Костю звали Малыш. Это
не фамилия, это размер. Он слыл одним из самых уважаемых людей
леспромхозовского поселка. Потому что на два метра четыре сантиметра здесь
лесорубы обычно не вырастают, а при рукопожатии Костя загребал правой любого встречного мужика до локтя. Любили люди
Малыша, а как же иначе? И он их тоже. Вот и с Анькой жарили вечер и полночи.
Вовкина люстра постоянно раскачивалась посредством Костиной головы, пока лампочка наконец не разбилась о потолок. Тогда налили в
очередной раз – повод отличный. Потом гости начали отпадать от стола, но им,
легковесам, так и надо. Костя сначала пошел к Аньке – там добавили. Дальше не
помнит. Потом очухался у клуба – накатил с Башкиркой.
Перерыв. Вот, видится, был бригадир – у него бутылочка, но дома. Бригадирова жена – такая ведьма, рот распахнула прямо на
входе. Но налила, и опустились сумерки. Утренние, а может, и вечерние…
В магазин бы за
продуктами, да в тетрадке, где поминают взятое в долг, на строчке «Малыш»

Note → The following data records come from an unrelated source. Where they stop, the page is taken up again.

# yahoo/TensorFlowOnSpark

Measured on AMD Instinct MI355X. Metric: images/sec (whole node) ResNet-50 sync-SGD InputMode.SPARK, higher is better.
Workload: dtype bf16; 1 GPU; model=resnet50, global_batch=1024, per_gpu_batch=1024, parallelism=dp1

## Files before the change

### csrc/bindings.cpp

```cpp
#include <torch/extension.h>
#include <c10/hip/HIPStream.h>
#include <hip/hip_runtime.h>
#include <climits>

extern "C" {
int tfosr_bn_fast_blocks(long, int, int, int);
void tfosr_bn_apply_dual(const void*, const void*, void*, unsigned char*,
                         const float*, const float*, const float*, const float*,
                         const float*, const float*, const float*, const float*,
                         int, long, int, hipStream_t);
void tfosr_bn_bwd_stats_dual(const void*, const void*, const void*,
                             const unsigned char*, const float*, const float*,
                             const float*, const float*, float*, int, int, long,
                             int, hipStream_t);
void tfosr_bn_bwd_merge_dual(const float*, int, float*, float*, float*, float*,
                             int, hipStream_t);
void tfosr_bn_bwd_dx_dual(const void*, const void*, const void*,
                          const unsigned char*, void*, void*, const float*,
                          const float*, const float*, const float*, const float*,
                          const float*, const float*, const float*, const float*,
                          int, long, int, hipStream_t);
void tfosr_bn_stats(const void*, int, int, float*, int, int, int, long, hipStream_t);
void tfosr_bn_finalize(const float*, int, const void*, int, int, long,
                       float*, float*, float*, float*,
                       long, int, float, float, hipStream_t);
void tfosr_bn_apply(const void*, const void*, void*, unsigned char*,
// ... 58 lines not shown
                           int, hipStream_t);
int tfosr_bn_tile_ws_rows(int);
void tfosr_bn_tile_finalize(const float*, int, int, float*, float*, float*,
                            float*, float*, long, int, float, float,
                            hipStream_t);
}

namespace tfosr {
uint32_t crc32c(const uint8_t*, size_t, uint32_t);
struct ScanResult {
  std::string buffer;
  std::vector<std::pair<size_t, size_t>> records;
};
ScanResult scan_file(const std::string&, bool);
void write_file(const std::string&, const std::vector<std::string>&, bool);
}

namespace {

hipStream_t cur_stream() {
  return c10::hip::getCurrentHIPStream().stream();
}

struct BNLayout {
  bool nhwc;
  int N, C;
  long HW;
};

BNLayout bn_layout(const at::Tensor& x) {
  TORCH_CHECK(x.dim() == 4, "expected 4-D NCHW tensor");
  BNLayout l;
  l.N = x.size(0);
  l.C = x.size(1);
  l.HW = (long)x.size(2) * x.size(3);
  if (x.is_contiguous(at::MemoryFormat::ChannelsLast)) {
    l.nhwc = true;
  } else {
    TORCH_CHECK(x.is_contiguous(), "input must be contiguous (NCHW or channels_last)");
    l.nhwc = false;
  }
  return l;
}

int dtype_flag(const at::Tensor& x) {
  TORCH_CHECK(x.is_cuda(), "bn: input must be a GPU tensor");
// ... 794 lines not shown
              "conv_mfma: filter dilation fd > 1 requires input dilation "
              "D == 1");
  TORCH_CHECK(fd <= kMaxTapReach && fd * (fh - 1) <= kMaxTapReach &&
                  fd * (fw - 1) <= kMaxTapReach,
              "conv_mfma: fd, fd*(fh-1) and fd*(fw-1) must be <= ",
              kMaxTapReach);
  long taps = fh * fw;
  int N = x.size(0), Cin = x.size(1), H = x.size(2), W = x.size(3);
  TORCH_CHECK(Cin % 32 == 0, "conv_mfma requires Cin % 32 == 0");
  TORCH_CHECK(wk.size(1) == taps * Cin);
  if (OH < 0) {
    long HV = (H - 1) * D + 1, WV = (W - 1) * D + 1;
    long nh = HV + 2 * P - fd * (fh - 1) - 1;
    long nw = WV + 2 * P - fd * (fw - 1) - 1;
    TORCH_CHECK(nh >= 0 && nw >= 0,
                "conv_mfma: the dilated filter does not fit the padded "
                "input");
    OH = nh / S + 1;
    OW = nw / S + 1;
  }
  auto y = at::empty({N, Cout, OH, OW},
                     x.options().dtype(out_f32 ? at::kFloat : at::kBFloat16),
                     at::MemoryFormat::ChannelsLast);
  auto guard = at::zeros({64}, x.options());
  if (stats && D == 1 && !out_f32) {
    TORCH_CHECK(x.is_cuda() && wk.device() == x.device(),
                "conv_mfma_stats: x and wk must be on one GPU");
    const long M = (long)N * OH * OW;
    auto part = at::empty({(M + 255) / 256, 2, Cout},
                          x.options().dtype(at::kFloat));
    tfosr_conv_mfma_stats(x.data_ptr(), wk.contiguous().data_ptr(),
                          guard.data_ptr(), y.data_ptr(),
                          part.data_ptr<float>(), N, H, W, Cin, Cout, OH, OW, S,
                          P, taps, fw, (int)fd, cur_stream());
    return {y, part};
  }
  tfosr_conv_mfma(x.data_ptr(), wk.contiguous().data_ptr(), guard.data_ptr(),
                  y.data_ptr(), out_f32 ? 0 : 1, N, H, W, Cin,
                  Cout, OH, OW, S, P, taps, fw, D, 0, (int)fd, cur_stream());
  return {y, c10::nullopt};
}
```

свободного места нет записать. Нельзя, а магазин один. И голова болит. Вытоптался на улицу, к калитке. Может, какая идея мимо
проходить надумает. В кармане что-то… Ха, да это ж Вовкины челюсти! Как
попали-то? Зашагал на край поселка – теперь нальют сто процентов!
Вовкина жена без
радости приняла потерю. Чарку не поднесла. Хозяин давеча вечером уехал на
рыбалку. Юбилей, оказывается, закончился третьего дня. Опохмелялись позавчера.

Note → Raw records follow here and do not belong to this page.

class RadmmmError(RuntimeError):
# ... 6 lines not shown
        ("a_item_stride", C.c_int64),
        ("B", C.c_void_p), ("ldb", C.c_int), ("b_tap_stride", C.c_int64), ("b_layout", C.c_int),
        ("C", C.c_void_p), ("ldc", C.c_int),
        ("M", C.c_int), ("N", C.c_int), ("K", C.c_int),
        ("taps", C.c_int), ("dil", C.c_int), ("sign", C.c_int),
        ("T", C.c_int),
        ("lens", C.c_void_p),
        ("a_mask_mode", C.c_int),
        ("bias", C.c_void_p),
        ("pconv", C.c_int), ("premask", C.c_int), ("postmask", C.c_int),
        ("ratio_taps", C.c_int), ("ratio_dil", C.c_int),
        ("add", C.c_void_p), ("ldadd", C.c_int),
        ("dact_src", C.c_void_p), ("lddact", C.c_int), ("dact", C.c_int),
        ("rowscale", C.c_int),
        ("act", C.c_int),
        ("C2", C.c_void_p), ("ldc2", C.c_int), ("c2_accum", C.c_int),
        ("Ch", C.c_void_p), ("Cl", C.c_void_p), ("ldch", C.c_int), ("ch_scale", C.c_float),
        ("C2h", C.c_void_p), ("C2l", C.c_void_p), ("ldc2h", C.c_int), ("c2h_scale", C.c_float),
        ("split_fmt", C.c_int), ("ch_x8_exp", C.c_int), ("c2h_x8_exp", C.c_int),
        ("sat_flag", C.c_void_p),
        ("Clo", C.c_void_p),
        ("colsum_out", C.c_void_p), ("colsum_scratch", C.c_void_p),
        ("dact_h", C.c_void_p), ("dact_x", C.c_void_p), ("lddact_h", C.c_int), ("dact_x8_exp", C.c_int),
        ("c2_src", C.c_void_p * 3), ("n_c2_src", C.c_int),
    ]


class CsItem(C.Structure):
    _fields_ = [("part", C.c_void_p), ("out", C.c_void_p), ("nparts", C.c_int), ("cols", C.c_int)]


class DactItem(C.Structure):
    _fields_ = [("saved", C.c_void_p), ("yh", C.c_void_p), ("yl", C.c_void_p), ("ylo16", C.c_void_p), ("part", C.c_void_p)]


class SplitOpts(C.Structure):
    _fields_ = [("fmt", C.c_int), ("x8_exp", C.c_int), ("sat_flag", C.c_void_p), ("lo16", C.c_void_p)]


SPLIT_F16, SPLIT_X8A, SPLIT_X8B = 0, 1, 2


def split_opts(fmt: int = 0, x8_exp: int = 0, sat_flag: Optional[torch.Tensor] = None, lo16: Optional[torch.Tensor] = None):
    return C.byref(SplitOpts(fmt, x8_exp, sat_flag.data_ptr() if sat_flag is not None else None,
                             lo16.data_ptr() if lo16 is not None else None))


class RowGemmH3Desc(C.Structure):
    _fields_ = [
        ("base", RowGemmDesc),
        ("Ah", C.c_void_p), ("Al", C.c_void_p), ("lda_h", C.c_int),
        ("Bh", C.c_void_p), ("Bl", C.c_void_p), ("ldb_h", C.c_int), ("b_tap_stride_h", C.c_int64),
        ("acc_scale", C.c_float),
        ("nprod", C.c_int),
        ("a8_exp", C.c_int), ("b8_exp", C.c_int),
        ("extra_tap", C.c_int), ("extra_a_rows", C.c_int),
    ]


class WnItem(C.Structure):
    _fields_ = [("v", C.c_void_p), ("g", C.c_void_p), ("Wh", C.c_void_p), ("Wl", C.c_void_p), ("inv_norm", C.c_void_p),
                ("Cout", C.c_int), ("Cin", C.c_int), ("taps", C.c_int), ("ldk", C.c_int), ("perm_split", C.c_int),
                ("off_lo", C.c_int), ("off_hi", C.c_int)]


class TpItem(C.Structure):
# ... 16 lines not shown


def _load() -> C.CDLL:
    if not os.path.exists(LIB_PATH):
        raise ImportError(
            f"{LIB_PATH} not found: build it with `python -c 'import __graft_entry__ as g; g.build()'` "
            "or rad_mmm_amd/csrc/build.sh (hipcc --offload-arch=gfx950). rad_mmm_amd has no fallback path.")
    lib = C.CDLL(LIB_PATH)
    lib.radmmm_last_error.restype = C.c_char_p
    lib.radmmm_abi_version.restype = C.c_int
    lib.radmmm_gemm_cu_slots.restype = C.c_int
    lib.radmmm_gemm_cu_slots.argtypes = []
    if lib.radmmm_abi_version() != 4:
        raise ImportError("libradmmm_hip.so ABI version mismatch")
    i, i64, p = C.c_int, C.c_int64, C.c_void_p
    f = C.c_float
    so = C.POINTER(SplitOpts)
    sig = {
        "radmmm_rowgemm_f32": [C.POINTER(RowGemmDesc), p],
        "radmmm_wgrad_f32": [C.POINTER(WgradDesc), p],
        "radmmm_rowgemm_h3": [C.POINTER(RowGemmH3Desc), p],
        "radmmm_weightnorm_fwd": [p, p, p, p, i, i, i, i, i, i, i, p],
        "radmmm_weightnorm_bwd": [p, p, p, p, i, i64, p, p, i, i, i, i, i, i, i, p, p],
        "radmmm_wn_input_fwd": [p, i, p, i, p, i, i, i, i, p, p, so, p],
        "radmmm_wn_input_bwd": [p, i, p, i, i, p, i, i, i, i, p],
        "radmmm_squeeze_rows": [p, p, i, i, i, i, i, i, p],
        "radmmm_unsqueeze_rows": [p, p, i, i, i, i, i, i, p],
        "radmmm_affine_coupling_fwd": [p, i, p, i, p, p, i, i, i, p],
        "radmmm_affine_coupling_bwd": [p, i, p, i, p, p, p, p, i, i, i, p],
        "radmmm_dact_mul": [p, i, p, i, p, i, i, i, i, i, i, p, i, i, p, p, i, f, so, p],
        "radmmm_colsum": [p, i, p, p, i, i, i, i, p, i, i, i, p],
        "radmmm_masked_reduce": [p, i, i, i, i64, i64, i64, p, i, p, p, p],
        "radmmm_masked_reduce_bwd": [p, i, i, i, i64, i64, i64, p, i, p, p, p],
        "radmmm_fused_add_tanh_sigmoid_multiply": [p, p, i, p, i, i, i, p],
        "radmmm_film_fwd": [p, i, p, i, p, i, p, p, p, p, p, i, i, i, i, p],
        "radmmm_film_bwd": [p, i, p, i, p, i, p, p, p, p, f, i, p, p, i, p, i, p, i, p, p, p, i, i, i, p],
        "radmmm_film_bwd_sums": [p, i, p, i, p, i, p, p, p, p, p, p, p, i, i, p],
        "radmmm_film_bwd_apply": [p, i, p, i, p, i, p, p, p, p, f, i, p, p, i, p, i, p, i, p, i, i, p],
        "radmmm_split_f16": [p, i, p, p, i, i, i, f, so, p],
        "radmmm_transpose_split_act": [p, i, i, i, i, i, i, p, i, f, p, p, p, p, i, p],
        "radmmm_wgrad_h3_tiles": [i, i, i],
        "radmmm_wgrad_rm_tiles": [i, i, i],
        "radmmm_wgrad_rm": [p, p, i, p, p, i, i, i, p, i, p, i, i64, i, i, i, i, i, f, p],
        "radmmm_wgrad_rm8": [p, p, i, i, p, p, i, i, i, i, p, i, p, i, i64, i, i, i, i, i, f, p],
        "radmmm_wgrad_rmh": [p, i, p, i, i, i, p, i, p, i, i64, i, i, i, i, i, f, p],
        "radmmm_betabinom_prior": [i, i, C.c_double, p, p],
        "radmmm_prior_zoom_batch": [p, i, p, i, i, p],
        "radmmm_energy_average": [p, p, i, i, i, i, p],
        "radmmm_lu_weight_fwd": [p, p, p, p, p, i, p, i, i, p, p],
        "radmmm_lu_weight_bwd": [p, p, p, p, p, i, p, i, i, p, p, p, p, p],
        "radmmm_instnorm_fwd": [p, i, p, p, p, i, p, p, p, i, i, i, f, i, p],
        "radmmm_instnorm_bwd": [p, i, p, i, p, i, p, p, p, p, i, p, p, p, i, i, i, i, p],
        "radmmm_pq_spline_inv": [p, i, p, i, p, i, i, i, i, p],
        "radmmm_sumsq": [p, i64, p, p],
        "radmmm_radam_step": [p, p, p, p, i64, p, f, f, f, f, f, i, p],
        "radmmm_transpose_split_act_colsum": [p, i, i, i, i, i, i, p, i, f, p, p, p, p, i, p, i, i, i, p],
        "radmmm_colsum_final": [p, p, i, i, p],
        "radmmm_colsum_final_multi": [C.POINTER(CsItem), i, p], "radmmm_rowgemm_h3_colsum_rows": [C.POINTER(RowGemmH3Desc)],
        "radmmm_dact_mul_transposed": [p, i, p, i, i, i, i, i, i, i, f, p, p, i, so, p, p, i, p, p],
        "radmmm_dact_mul_rows": [p, i, p, i, i, i, i, i, i, p, i, i, f, p, p, i, so, p, p],
        "radmmm_dact_mul_rows_multi": [p, i, C.POINTER(DactItem), i, i, i, i, i, i, f, i, so, p],
        "radmmm_lstm_fwd": [p, p, p, p, p, p, p, p, i, i, i, p],
        "radmmm_stream_create_masked": [i, C.POINTER(C.c_void_p)],
        "radmmm_stream_destroy": [p],
        "radmmm_ctc_monotonic": [p, p, p, p, p, p, i, i, i, p],
        "radmmm_lstm_bwd": [p, p, p, p, p, p, p, p, i, i, i, p, p],
# ... 25 lines not shown
        "radmmm_wg_start_split": [p, i, i, i, p, p, p, i, p, p, i, i, p, i, i, p],
        "radmmm_wg_gate_split": [p, i, p, i, i, p, p, i, i, p, i, i, p],
        "radmmm_wg_res_skip_split": [p, i, p, i, p, i, p, p, i, i, i, i, p, i, i, p],
        "radmmm_wg_end_coupling": [p, i, p, p, p, p, i, i, i, i, p, i, i, p],
        "radmmm_wg_ungroup": [p, i, i, i, p, i64, p, i, i, p],
        "radmmm_wg_group_audio": [p, i64, p, i, i, p, i, i, p],
        "radmmm_wg_mix_fwd": [p, i, i, i, p, p, i, i, p],
        "radmmm_wg_end_coupling_fwd": [p, i, p, p, p, i, i, i, i, p, i, p, p, i, i, p],
        "radmmm_wg_nll_parts": [p, i, i, p, p, i, i, p, p],
        "radmmm_wg_coupling_bwd": [p, i, p, p, p, i, p, i, i, i, i, p, i, p, p, i, p, i, i, p],
        "radmmm_wg_gate_bwd": [p, i, p, i, i, p, i, p, i, i, p, i, i, p],
        "radmmm_wg_coupling_bwd_split": [p, i, p, p, p, i, p, i, i, i, i, p, i, p, p, i, p, p, i, i, f, p, p, i, i, p],
        "radmmm_wg_gate_bwd_split": [p, i, p, i, i, p, i, p, i, p, p, i, i, i, f, p, p, i, i, p],
        "radmmm_wg_start_bwd": [p, i, p, p, i, i, i, i, p, i, i, p],
        "radmmm_wg_outer_reduce": [p, i, i, p, i, i, p, p, p, i, i, p],
        "radmmm_wg_inv_logdet": [p, p, i, p, p, p],
        "radmmm_wg_ungroup_cond": [p, i, p, i64, p, i, i, i, i, p],
        "radmmm_synth_durations": [p, i64, p, i, i, i, p, p, p, p],
        "radmmm_synth_regulate": [p, i64, i, i, i, p, p, i, i, p, i, p],
        "radmmm_synth_f0_stats": [p, i64, p, i64, p, i, i, p, i, p],
        "radmmm_synth_f0_apply": [p, i64, p, i64, p, i64, p, i, i, p, i, p, p, p, p, p, p],
        "radmmm_collate_unpack_pad": [p, i, p, p, p, p, i, i, i, f, p],
        "radmmm_collate_mel": [p, p, p, p, p, p, i, i, i, i, i, f, i, p],
        "radmmm_collate_tracks": [p, p, p, p, p, p, p, p, p, p, p, p, p, p, p, i, i, i, i, f, i, i, p],
    }
    missing = [n for n in sig if not hasattr(lib, n)]
    if missing:
        raise ImportError(f"libradmmm_hip.so lacks symbols {missing}: rebuild it")
    for name, args in sig.items():
        fn = getattr(lib, name)
        fn.argtypes = args
        fn.restype = C.c_int
    for name, args in {"radmmm_colsum_scratch_floats": [i, i], "radmmm_rowgemm_h3_colsum_scratch_floats": [i, i],
                       "radmmm_masked_reduce_scratch_floats": [i, i, i],
                       "radmmm_mas_scratch_bytes": [i, i, i], "radmmm_ctc_monotonic_scratch_floats": [i, i, i],
                       "radmmm_film_bwd_scratch_floats": [i, i],
                       "radmmm_stft_mel_scratch_floats": [i, i, i, i, i],
                       "radmmm_collate_scratch_floats": [i, i, i, i, i],
                       "radmmm_lstm_scratch_bytes": [i, i, i], "radmmm_lstm_hseq_bytes": [i, i, i],
                       "radmmm_wg_outer_reduce_scratch_floats": [i, i, i],
                       "radmmm_sumsq_scratch_floats": []}.items():
        fn = getattr(lib, name)
        fn.argtypes = args
        fn.restype = C.c_int64
    return lib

Остатки со стола самые наглые допили и доели вчера.
– Поезжай-ка ты,
Константин, за морошкой. Шла Верка, сказала: сегодня
запускает свой автобус. Пошла, говорит, ягода. На открытых местах так и
дозрела, по лесу – в куликах еще. Но много. Только ты ей должен будешь ягоду
сдать. Да, и пятьдесят рублей в оба конца у нее нынче стоит.
– Дашь полтинник в
долг?
Малыш раскачивался в
автобусе. Один на двух сиденьях. Под ногами огромный шарабан, литров на сорок. Для остальных огромный, а ему в самый раз. Поселковые
нешумно обсуждали вчерашние новости. Костя, отсутствовавший три дня,
возвращался через них к людям. Расслабленно, поскольку бодрость в голову пока
не вернулась, старался в такт ухабам контролировать движение автобуса. Не
проехать свое болото чтоб. Хотя как его проедешь?
В поселке у каждого
было свое место в лесу. Лесовозная дорога уходила прямой веткой на семьдесят
километров в сторону архангельских болот. Лес здесь валят лет пятьдесят, так
что после первых порубок уже новый поднялся – и не отличишь. Парами и по одному
ягодники стали выходить на свою ягоду. Костино болото еще не доехано – оно самое дальнее будет. Ноги-то
у него – вот какие! На таких пробежать километров
тридцать-сорок – раз плюнуть, а тем более автобусом.
Приехали. Веркин водитель, он же сожитель азербайджанской
национальности, непонятно как оказавшийся в этих неизвестных его богу краях,
открыл двери – и автобус остался пустым.
– Сегодня не забирай.
Заночую тут. Завтра поеду, – предупредил усатого Малыш.
– Подгоню ласточку
где-то к шести.
Захлопнулись со скрипом
дверцы дряхлого пазика.
Голове стало чуть полегче – день белый на дворе. Раскатав болотные сапоги,
Костя перешел придорожную канаву. Разогнав на воде водомерок да
жуков-плавунцов, сунул голову в воду и намочил хорошенько воротник затасканной
брезентовой штормовки, истерзанной кривыми холостяцкими швами. Растворился в
лесу.
Он ходкий мужик. И за
грибами, и капканы на куницу поставить, и на рыбалку, и поохотиться…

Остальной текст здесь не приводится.